I tried therapy for about 20 weeks for my SA. Since im SA, i dont see why they would expect me to be able to open up and talk about crap.

I tried to off myself, and they made me go to counselling again. I told them that i just want to try selegline, which is perfectly reasonable. The doctor said no, you need to do counseling. So i go to my first counseling session, hoping it will 'appease' them that im ****ed up enough to go on an MAOI. it ends up the same (Me sitting there saying one word answers). And she goes 'We can help you, but if you dont want us to you on your own.
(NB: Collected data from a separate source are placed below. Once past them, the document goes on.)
class _StaticColor(torch.autograd.Function):

    @staticmethod
    def forward(ctx, st, ridx, t, view_dirs, h_appear, keep_acts, *params):
        n, dev = t.numel(), t.device
        sdf = torch.empty(n, dtype=torch.float32, device=dev)
        nab = torch.empty(n, 3, dtype=torch.float32, device=dev)
        rgb = torch.empty(n, 3, dtype=torch.float32, device=dev)
        x = torch.empty(n, 3, dtype=torch.float32, device=dev)
        acts = torch.empty(4, int(L.lib().nsb_color_tile_bytes(L.c_i64(n))), dtype=torch.uint8, device=dev) if keep_acts else None
        ap = [L.ptr(acts[k]) if keep_acts else None for k in range(4)]
        P = L.ptr
        with L.KERNEL_TIMER.time("fused_color_fwd", n):
            _call(L.lib().nsb_fused_color_fwd, "fused_color_fwd", st.cnt, CNT_SLOTS["kept"], None,
                  st.meta.c_ref, P(st.grid16, "f16"), ctypes.byref(st.net), None, P(st.rays_o, "f32"), P(st.rays_d, "f32"), P(ridx, "i64"), P(t, "f32"),
                  P(view_dirs, "f32"), P(h_appear, "f32", allow_none=True), L.c_i64(n), L.c_i32(st.ml), P(sdf), P(nab), P(rgb), P(x), *ap,
                  ctypes.byref(st.collect) if st.collect is not None else None, L.stream_ptr())
        ctx.st, ctx.ridx, ctx.t, ctx.n = st, ridx, t, n
        ctx.held = (acts, rgb)
        ctx.shapes = [p.shape for p in params]
        ctx.set_materialize_grads(False)
        ctx.mark_non_differentiable(x)
        return sdf, nab, rgb, x

    @staticmethod
    @torch.autograd.function.once_differentiable
    def backward(ctx, g_sdf, g_nab, g_rgb, _gx):
        acts, rgb = ctx.held
        if acts is None:
            raise RuntimeError("static colour query: backward through a forward that ran without grad")
        st, dev, n = ctx.st, rgb.device, ctx.n
        sizes = [int(torch.Size(s).numel()) for s in ctx.shapes[1:]]
        small = torch.zeros(sum(sizes), dtype=torch.float32, device=dev)
        grads, o = [torch.zeros(ctx.shapes[0], dtype=torch.float32, device=dev)], 0
        for sh, k in zip(ctx.shapes[1:], sizes):
            grads.append(small[o:o + k].view(sh))
            o += k
        if g_sdf is None and g_nab is None and g_rgb is None:
            return (None,) * 6 + tuple(grads)
        c = lambda g: None if g is None else g.contiguous().float()
        g_sdf, g_nab, g_rgb = c(g_sdf), c(g_nab), c(g_rgb)
        dh = torch.empty(n, 32, dtype=torch.float32, device=dev)
        P = L.ptr
        with L.KERNEL_TIMER.time("fused_color_bwd", n):
            _call(L.lib().nsb_fused_color_bwd, "fused_color_bwd", st.cnt, CNT_SLOTS["kept"], None,
                  st.meta.c_ref, P(st.grid16, "f16"), ctypes.byref(st.net), None, P(st.rays_o, "f32"), P(st.rays_d, "f32"), P(ctx.ridx, "i64"),
                  P(ctx.t, "f32"), L.c_i64(n), L.c_i32(st.ml), P(acts[0]), P(acts[1]), P(acts[2]), P(acts[3]), P(rgb), P(g_sdf, allow_none=True),
                  P(g_nab, allow_none=True), P(g_rgb, allow_none=True), P(dh), *[P(g) for g in grads], L.stream_ptr())
        return (None,) * 6 + tuple(grads)


class _StaticComposite(torch.autograd.Function):

    @staticmethod
    def forward(ctx, alpha, t, rgb, nablas, pack_infos, ray_index, n_rays, cnt, normalize_depth, early_stop_eps, alpha_thre):
        a, tt = alpha.detach().contiguous().float(), t.detach().contiguous().float()
        r = None if rgb is None else rgb.detach().contiguous().float()
        nb = None if nablas is None else nablas.detach().contiguous().float()
        Pn, dev = pack_infos.shape[0], a.device
        vw = torch.empty_like(a)
        cols = 2 + (3 if r is not None else 0) + (3 if nb is not None else 0)
        buf = torch.zeros(cols * n_rays, device=dev)
        mask, depth = buf[:n_rays], buf[n_rays:2 * n_rays]
        rgb_o = buf[2 * n_rays:5 * n_rays].view(n_rays, 3) if r is not None else None
        o3 = 5 * n_rays if r is not None else 2 * n_rays
        nab_o = buf[o3:o3 + 3 * n_rays].view(n_rays, 3) if nb is not None else None
        P = L.ptr
        _call(L.lib().nsb_composite_forward, "composite_forward", cnt, CNT_SLOTS["kept_rays"], None, P(a, "f32"), P(tt, "f32"), P(r, "f32", allow_none=True),
              P(nb, "f32", allow_none=True), P(pack_infos, "i64"), L.c_i64(Pn), L.c_f32(early_stop_eps), L.c_f32(alpha_thre),
              ctypes.c_int(1 if normalize_depth else 0), P(ray_index, "i64"), P(vw), P(mask), P(depth), P(rgb_o, allow_none=True),
              P(nab_o, allow_none=True), L.stream_ptr())
        ctx.save_for_backward(a, tt, r, nb, vw, pack_infos, mask, depth, ray_index)
        ctx.cfg = (normalize_depth, early_stop_eps, alpha_thre, cnt)
        ctx.set_materialize_grads(False)
        empty = a.new_empty(0)
        return vw, mask, depth, (rgb_o if rgb_o is not None else empty), (nab_o if nab_o is not None else empty)

    @staticmethod
    def backward(ctx, g_vw, g_mask, g_depth, g_rgb, g_nab):
        a, tt, r, nb, vw, pack_infos, mask, depth, ray_index = ctx.saved_tensors
        normalize_depth, eps, thre, cnt = ctx.cfg

        def opt(g, present=True):
            return None if (g is None or not present) else g.contiguous().float()
        g_vw, g_mask, g_depth = opt(g_vw), opt(g_mask), opt(g_depth)
        g_rgb, g_nab = opt(g_rgb, r is not None), opt(g_nab, nb is not None)
        d_alpha = torch.empty_like(a)
        d_rgb = torch.empty_like(r) if r is not None else None
        d_nab = torch.empty_like(nb) if nb is not None else None
        P = L.ptr
        _call(L.lib().nsb_composite_backward, "composite_backward", cnt, CNT_SLOTS["kept_rays"], None,
              P(a, "f32"), P(tt, "f32"), P(r, allow_none=True), P(nb, allow_none=True), P(vw, "f32"), P(pack_infos, "i64"), L.c_i64(pack_infos.shape[0]),
              L.c_f32(eps), L.c_f32(thre), ctypes.c_int(1 if normalize_depth else 0), P(mask), P(depth), P(g_mask, allow_none=True),
              P(g_depth, allow_none=True), P(g_rgb, allow_none=True), P(g_nab, allow_none=True), P(g_vw, allow_none=True), P(ray_index, "i64"),
              P(d_alpha), P(d_rgb, allow_none=True), P(d_nab, allow_none=True), L.stream_ptr())
        return (d_alpha, None, d_rgb, d_nab) + (None,) * 7


class _State:
    __slots__ = ("meta", "grid16", "dec", "net", "held", "rays_o", "rays_d", "ml", "collect", "cnt", "ws")


def _fp16_images(model):
    s, b = model.implicit_surface, model.radiance_net.blocks.layers
    d = s.decoder.layers
    ps = [s.encoding.flattened_params, d[0].weight, d[0].bias, d[1].weight, d[1].bias, b[0].weight, b[0].bias, b[1].weight, b[1].bias, b[2].weight, b[2].bias]
    t = [torch.empty(p.shape, dtype=torch.half, device=p.device) for p in ps]
    with torch.no_grad():
        t[0].copy_(ps[0].detach())
        torch._foreach_copy_(t[1:], [p.detach() for p in ps[1:]])
    dec = L.SdfDecoderC(t[1].data_ptr(), t[2].data_ptr(), t[3].data_ptr(), t[4].data_ptr(), d[0].out_features, float(d[0].activation.beta))
    r3 = s.radius3d_original
    fk = (r3.data_ptr(), r3._version, float(s.sdf_scale))
    if getattr(model, "_fac_cache", (None,))[0] != fk:
        model._fac_cache = (fk, (s.sdf_scale / r3).float().tolist())
    net = L.ColorNetC(*[x.data_ptr() for x in t[1:]], d[0].out_features, b[0].out_features, b[0].in_features, b[0].in_features - 54,
                      float(d[0].activation.beta), (ctypes.c_float * 3)(*model._fac_cache[1]))
    return t, dec, net, ps


def static_supported(model, cfg):
    qp = dict(model.ray_query_cfg.get("query_param", {}) or {})
    occ = getattr(getattr(model, "accel", None), "occ", None)
    return (getattr(model, "_color_fusable", lambda: False)() and model.use_view_dirs and occ is not None and occ.occ_grid.dim() == 3
            and occ.occ_grid.numel() * 4 // 32 <= 96 * 1024 and qp.get("num_coarse", 0) > 0 and len(qp.get("upsample_inv_s_factors", (1, 4, 16))) <= 4
            and qp.get("coarse_step_cfg", {}).get("step_mode", "linear") == "linear" and (cfg.get("with_rgb", True) or cfg.get("with_normal", True)))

So basically, she told a suicidal kid that he's on his own after refusing him a medication and giving him an absolute ****ing pointless alternative

I hate therapy so bad. Its a good thing, For people who's girlfreinds broke up with them. But for people with real important issues, it will never work. And its absolutely ****ing annoying how the majority of therapists have never experienced this in their life but think they know more about how you feel than they do.


----------



## SPC

therapy is like a lot of other sa coping methods: 50% of the time it works all the time. I actually think its a plus that most therapists dont have the same life experiences their subject has had. it allows them to look at situations objectively without being biased by emotion. thats just my view though.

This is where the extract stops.